See if you can generate sensible default values for missing features.
However, if possible, you should probably resample all your data-points, so that they all have values for all features.

Data clustering algorithm

What is the most popular text clustering algorithm which deals with large dimensions and huge dataset and is fast?
I am getting confused after reading so many papers and so many approaches..now just want to know which one is used most, to have a good starting point for writing a clustering application for documents.
To deal with the curse of dimensionality you can try to determine the blind sources (ie topics) that generated your dataset. You could use Principal Component Analysis or Factor Analysis to reduce the dimensionality of your feature set and to compute useful indexes.

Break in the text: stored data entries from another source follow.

# imazen/codec-eval

Hardware: AMD Instinct MI355X
Metric: metric MP/s (SSIMULACRA2+DSSIM+Butteraugli) at 1/2/4/8 GPU; HBM-roofline % (higher is better)
Workload: dtype f32

## Files before the change

### codec-eval_amd/csrc/butteraugli.hip

```cpp
#include <algorithm>
#include <cmath>
#include <cstdlib>
#include <type_traits>

#include "ba_front_geom.h"
#include "ba_slot_order.h"
#include "ce_internal.h"

namespace {

constexpr int TPB = 256;
constexpr int PSY = 10;
enum { UHF0 = 0, UHF1, HF0, HF1, MF0, MF1, MF2, LF0, LF1, LF2 };

struct blur_kernel {
    int len;
    float k[40];
    float lo[16], hi[16];
};

#define BA_XY                                                           \
    const uint32_t x = blockIdx.x * 64 + (threadIdx.x & 63);            \
    const uint32_t y = blockIdx.y * 4 + (threadIdx.x >> 6);             \
    if (x >= g.w || y >= g.h) return;                                   \
// ... 476 lines not shown
                float v[BW_OUT + LEN - 1];
#pragma unroll
                for (int j = 0; j < BW_OUT + LEN - 1; j++) v[j] = tile[(ly + j) * TW + c];
#pragma unroll
                for (int o = 0; o < BW_OUT; o++) {
                    float sum = 0.0f;
#pragma unroll
                    for (int j = 0; j < LEN; j++) sum = blur_tap(sum, v[o + j], bk.k[j]);
                    res[q][part][o] = sum * border_scale<LEN>(bk, gy0 + o, (int)g.h, inv_wsum);
                }
            }
        }
        if (HV && q + 1 < NP) {
            stash();
            __syncthreads();
        }
    }
    if (!col_live) return;
    const size_t pl = g.plane;
#pragma unroll
    for (int part = 0; part < PARTS; part++) {
        const int gy0 = y0 + 32 * part + 8 * wv;
        if (gy0 >= (int)g.h) break;
        float *ps = psy + (size_t)slot * PSY * g.plane + (size_t)gy0 * g.pitch + gx;
#pragma unroll
        for (int o = 0; o < BW_OUT; o++) {
            if (gy0 + o >= (int)g.h) break;
            float *q = ps + (size_t)o * g.pitch;
            const size_t ao = (size_t)slot * 3 * pl + (size_t)(gy0 + o) * g.pitch + gx;
            if (EPI == EPI_LF) {
                const float *xs = xyb + (size_t)slot * 3 * pl + (size_t)(gy0 + o) * g.pitch + gx;
                const float lx = res[0][part][o], ly = res[1][part][o], lb = res[2][part][o];
                aux_out[ao] = xs[0] - lx;
                aux_out[ao + pl] = xs[pl] - ly;
                aux_out[ao + 2 * pl] = xs[2 * pl] - lb;
                const float xmul = 33.832837186260f, ymul = 14.458268100570f, bmul = 49.87984651440f, y_to_b_mul = -0.362267051518f;
                const float bb = __builtin_fmaf(y_to_b_mul, ly, lb);
                q[LF2 * pl] = bb * bmul;
                q[LF0 * pl] = lx * xmul;
                q[LF1 * pl] = ly * ymul;
            } else if (EPI == EPI_MF) {
                const float kRemoveMfRange = 0.29f, kAddMfRange = 0.1f;
                const float mf0 = res[0][part][o], mf1 = res[1][part][o];
                const float hf0 = tmp[ao] - mf0, hf1 = tmp[ao + pl] - mf1;
                q[MF0 * pl] = remove_range(kRemoveMfRange, mf0);
                q[MF1 * pl] = amplify_range(kAddMfRange, mf1);
                q[MF2 * pl] = res[2][part][o];
                const float suppress = 46.0f, sv = 0.653020556257f, one_minus_s = 1.0f - 0.653020556257f;
                const float scaler = __builtin_fmaf(suppress / __builtin_fmaf(hf1, hf1, suppress), one_minus_s, sv);
                aux_out[ao] = scaler * hf0;
                aux_out[ao + pl] = hf1;
            } else if (EPI == EPI_MASK) {
                aux_out[(size_t)slot * pl + (size_t)(gy0 + o) * g.pitch + gx] = res[0][part][o];
            } else {
                const float kRemoveHfRange = 1.5f, kAddHfRange = 0.132f, kRemoveUhfRange = 0.04f;
                const float kMaxclampHf = 28.4691806922f, kMaxclampUhf = 5.19175294647f, kMulYHf = 2.155f, kMulYUhf = 2.69313763794f;
                float hf0_out, uhf0_out, hf1_out, uhf1_out;
                {
                    const float hf = res[0][part][o];
                    const float uhf = tmp[ao] - hf;
                    hf0_out = remove_range(kRemoveHfRange, hf);
                    uhf0_out = remove_range(kRemoveUhfRange, uhf);
                    q[HF0 * pl] = hf0_out;
                    q[UHF0 * pl] = uhf0_out;
                }
                {
                    float hf = maximum_clamp(res[1][part][o], kMaxclampHf);
                    float uhf = tmp[ao + pl] - hf;
                    uhf = maximum_clamp(uhf, kMaxclampUhf);
                    uhf *= kMulYUhf;
                    uhf1_out = uhf;
                    q[UHF1 * pl] = uhf;
                    hf *= kMulYHf;
                    hf1_out = amplify_range(kAddHfRange, hf);
                    q[HF1 * pl] = hf1_out;
                }
                mask_in[(size_t)slot * pl + (size_t)(gy0 + o) * g.pitch + gx] = mask_pre_one(uhf0_out, hf0_out, uhf1_out, hf1_out);
            }
        }
    }
}

struct malta_params {
    float norm2_0gt1, norm2_0lt1, norm1;
};

struct mline {
    int n;
    signed char d[9][2];
};

__device__ constexpr mline MALTA_HF[16] = {
    {9, {{-4, 0}, {-3, 0}, {-2, 0}, {-1, 0}, {0, 0}, {1, 0}, {2, 0}, {3, 0}, {4, 0}}},
    {9, {{0, -4}, {0, -3}, {0, -2}, {0, -1}, {0, 0}, {0, 1}, {0, 2}, {0, 3}, {0, 4}}},
    {7, {{-3, -3}, {-2, -2}, {-1, -1}, {0, 0}, {1, 1}, {2, 2}, {3, 3}}},
    {7, {{3, -3}, {2, -2}, {1, -1}, {0, 0}, {-1, 1}, {-2, 2}, {-3, 3}}},
    {9, {{1, -4}, {1, -3}, {1, -2}, {0, -1}, {0, 0}, {0, 1}, {-1, 2}, {-1, 3}, {-1, 4}}},
    {9, {{-1, -4}, {-1, -3}, {-1, -2}, {0, -1}, {0, 0}, {0, 1}, {1, 2}, {1, 3}, {1, 4}}},
    {9, {{-4, -1}, {-3, -1}, {-2, -1}, {-1, 0}, {0, 0}, {1, 0}, {2, 1}, {3, 1}, {4, 1}}},
    {9, {{-4, 1}, {-3, 1}, {-2, 1}, {-1, 0}, {0, 0}, {1, 0}, {2, -1}, {3, -1}, {4, -1}}},
    {7, {{-2, -3}, {-1, -2}, {-1, -1}, {0, 0}, {1, 1}, {1, 2}, {2, 3}}},
    {7, {{2, -3}, {1, -2}, {1, -1}, {0, 0}, {-1, 1}, {-1, 2}, {-2, 3}}},
    {7, {{-3, -2}, {-2, -1}, {-1, -1}, {0, 0}, {1, 1}, {2, 1}, {3, 2}}},
    {7, {{3, -2}, {2, -1}, {1, -1}, {0, 0}, {-1, 1}, {-2, 1}, {-3, 2}}},
    {8, {{-4, 2}, {-3, 2}, {-2, 1}, {-1, 1}, {0, 0}, {1, 0}, {2, -1}, {3, -1}}},
    {8, {{-4, -2}, {-3, -2}, {-2, -1}, {-1, -1}, {0, 0}, {1, 0}, {2, 1}, {3, 1}}},
    {8, {{-2, -4}, {-2, -3}, {-1, -2}, {-1, -1}, {0, 0}, {0, 1}, {1, 2}, {1, 3}}},
    {8, {{2, -4}, {2, -3}, {1, -2}, {1, -1}, {0, 0}, {0, 1}, {-1, 2}, {-1, 3}}},
};
__device__ constexpr mline MALTA_LF[16] = {
    {5, {{-4, 0}, {-2, 0}, {0, 0}, {2, 0}, {4, 0}}},
    {5, {{0, -4}, {0, -2}, {0, 0}, {0, 2}, {0, 4}}},
    {5, {{-3, -3}, {-2, -2}, {0, 0}, {2, 2}, {3, 3}}},
    {5, {{3, -3}, {2, -2}, {0, 0}, {-2, 2}, {-3, 3}}},
    {5, {{1, -4}, {1, -2}, {0, 0}, {-1, 2}, {-1, 4}}},
    {5, {{-1, -4}, {-1, -2}, {0, 0}, {1, 2}, {1, 4}}},
    {5, {{-4, -1}, {-2, -1}, {0, 0}, {2, 1}, {4, 1}}},
    {5, {{-4, 1}, {-2, 1}, {0, 0}, {2, -1}, {4, -1}}},
    {5, {{-2, -3}, {-1, -2}, {0, 0}, {1, 2}, {2, 3}}},
    {5, {{2, -3}, {1, -2}, {0, 0}, {-1, 2}, {-2, 3}}},
    {5, {{-3, -2}, {-2, -1}, {0, 0}, {2, 1}, {3, 2}}},
    {5, {{3, -2}, {2, -1}, {0, 0}, {-2, 1}, {-3, 2}}},
    {5, {{-4, 2}, {-2, 1}, {0, 0}, {2, -1}, {4, -2}}},
    {5, {{-4, -2}, {-2, -1}, {0, 0}, {2, 1}, {4, 2}}},
    {5, {{-2, -4}, {-1, -2}, {0, 0}, {1, 2}, {2, 4}}},
    {5, {{2, -4}, {1, -2}, {0, 0}, {-1, 2}, {-2, 4}}},
};

constexpr int MT = 64, MH = 4, ML = MT + 2 * MH;

__device__ constexpr bool malta_line_descends(const mline &ln)
{
    for (int j = 1; j < ln.n; j++)
        if (ln.d[j][1] > ln.d[j - 1][1]) return false;
    return ln.d[0][1] != ln.d[ln.n - 1][1];
}
__device__ constexpr bool malta_line_monotone(const mline &ln)
{
    bool up = true, down = true;
    for (int j = 1; j < ln.n; j++) {
        if (ln.d[j][1] < ln.d[j - 1][1]) up = false;
        if (ln.d[j][1] > ln.d[j - 1][1]) down = false;
    }
    return up || down;
}
__device__ constexpr bool malta_tables_monotone()
{
    for (int k = 0; k < 16; k++)
        if (!malta_line_monotone(MALTA_HF[k]) || !malta_line_monotone(MALTA_LF[k])) return false;
    return true;
}
static_assert(malta_tables_monotone(), "the row-streaming Malta unit needs every line's rows to be visited in one direction");

struct malta_bands {
    malta_params p[2][3];
};

__device__ __forceinline__ void div2_shared_rcp(float a0, float a1, float b, float &q0, float &q1)
{
    const float r = ce_rcp_refined(b);
    q0 = ce_div_refined(a0, b, r);
    q1 = ce_div_refined(a1, b, r);
}

__device__ __forceinline__ float malta_pre_diff(float v0, float v1, const malta_params &mp)
{
    const float absval = 0.5f * (fabsf(v0) + fabsf(v1));
    const float diff = v0 - v1;
    float scaler, scaler2;
    div2_shared_rcp(mp.norm2_0gt1, mp.norm2_0lt1, mp.norm1 + absval, scaler, scaler2);
    const float r = scaler * diff;
    const float fabs0 = fabsf(v0), too_small = 0.55f * fabs0, too_big = 1.05f * fabs0;
    const bool neg = v0 < 0;
    const float u = neg ? -v1 : v1;
    const bool lo = u < too_small, hi = u > too_big;
    const float impact = scaler2 * (lo ? too_small - u : u - too_big);
    const float rn = r + ((neg == lo) ? -impact : impact);
    return (lo || hi) ? rn : r;
}
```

PCA is what is used in Latent Semantic Indexing, since SVD can be demonstrated to be PCA : )
Remember that you can lose interpretation when you obtain the principal components of your dataset or its factors, so you maybe wanna go the Non-Negative Matrix Factorization route. (And here is the punch! K-Means is a particular NNMF!) In NNMF the dataset can be explained just by its additive, non-negative components.
There is no one size fits all approach. Hierarchical clustering is an option always. If you want to have distinct groups formed out of the data, you can go with K-means clustering (it is also supposedly computationally less intensive).
The two most popular document clustering approaches, are hierarchical clustering and k-means. k-means is faster as it is linear in the number of documents, as opposed to hierarchical, which is quadratic, but is generally believed to give better results. Each document in the dataset is usually represented as an n-dimensional vector (n is the number of words), with the magnitude of the dimension corresponding to each word equal to its term frequency-inverse document frequency score. The tf-idf score reduces the importance of high-frequency words in similarity calculation. The cosine similarity is often used as a similarity measure.
A paper comparing experimental results between hierarchical and bisecting k-means, a cousin algorithm to k-means, can be found here.
The simplest approaches to dimensionality reduction in document clustering are: a) throw out all rare and highly frequent words (say occuring in less than 1% and more than 60% of documents: this is somewhat arbitrary, you need to try different ranges for each dataset to see impact on results), b) stopping: throw out all words in a stop list of common english words: lists can be found online, and c) stemming, or removing suffixes to leave only word roots. The most common stemmer is a stemmer designed by Martin Porter. Implementations in many languages can be found here. Usually, this will reduce the number of unique words in a dataset to a few hundred or low thousands, and further dimensionality reduction may not be required. Otherwise, techniques like PCA could be used.
I will stick with kmedoids, since you can compute the distance from any point to anypoint at the beggining of the algorithm, You only need to do this one time, and it saves you time, specially if there are many dimensions. This algorithm works by choosing as a center of a cluster the point that is nearer to it, not a centroid calculated in base of the averages of the points belonging to that cluster. Therefore you have all possible distance calculations already done for you in this algorithm.
In the case where you aren't looking for semantic text clustering (I can't tell if this is a requirement or not from your original question), try using Levenshtein distance and building a similarity matrix with it. From this, you can use k-medoids to cluster and subsequently validate your clustering through use of silhouette coefficients. Unfortunately, Levensthein can be quite slow, but there are ways to speed it up through uses of thresholds and other methods.
Another way to deal with the curse of dimensionality would be to find 'contrasting sets,', conjunctions of attribute-value pairs that are more prominent in one group than in the rest. You can then use those contrasting sets as dimensions either in lieu of the original attributes or with a restricted number of attributes.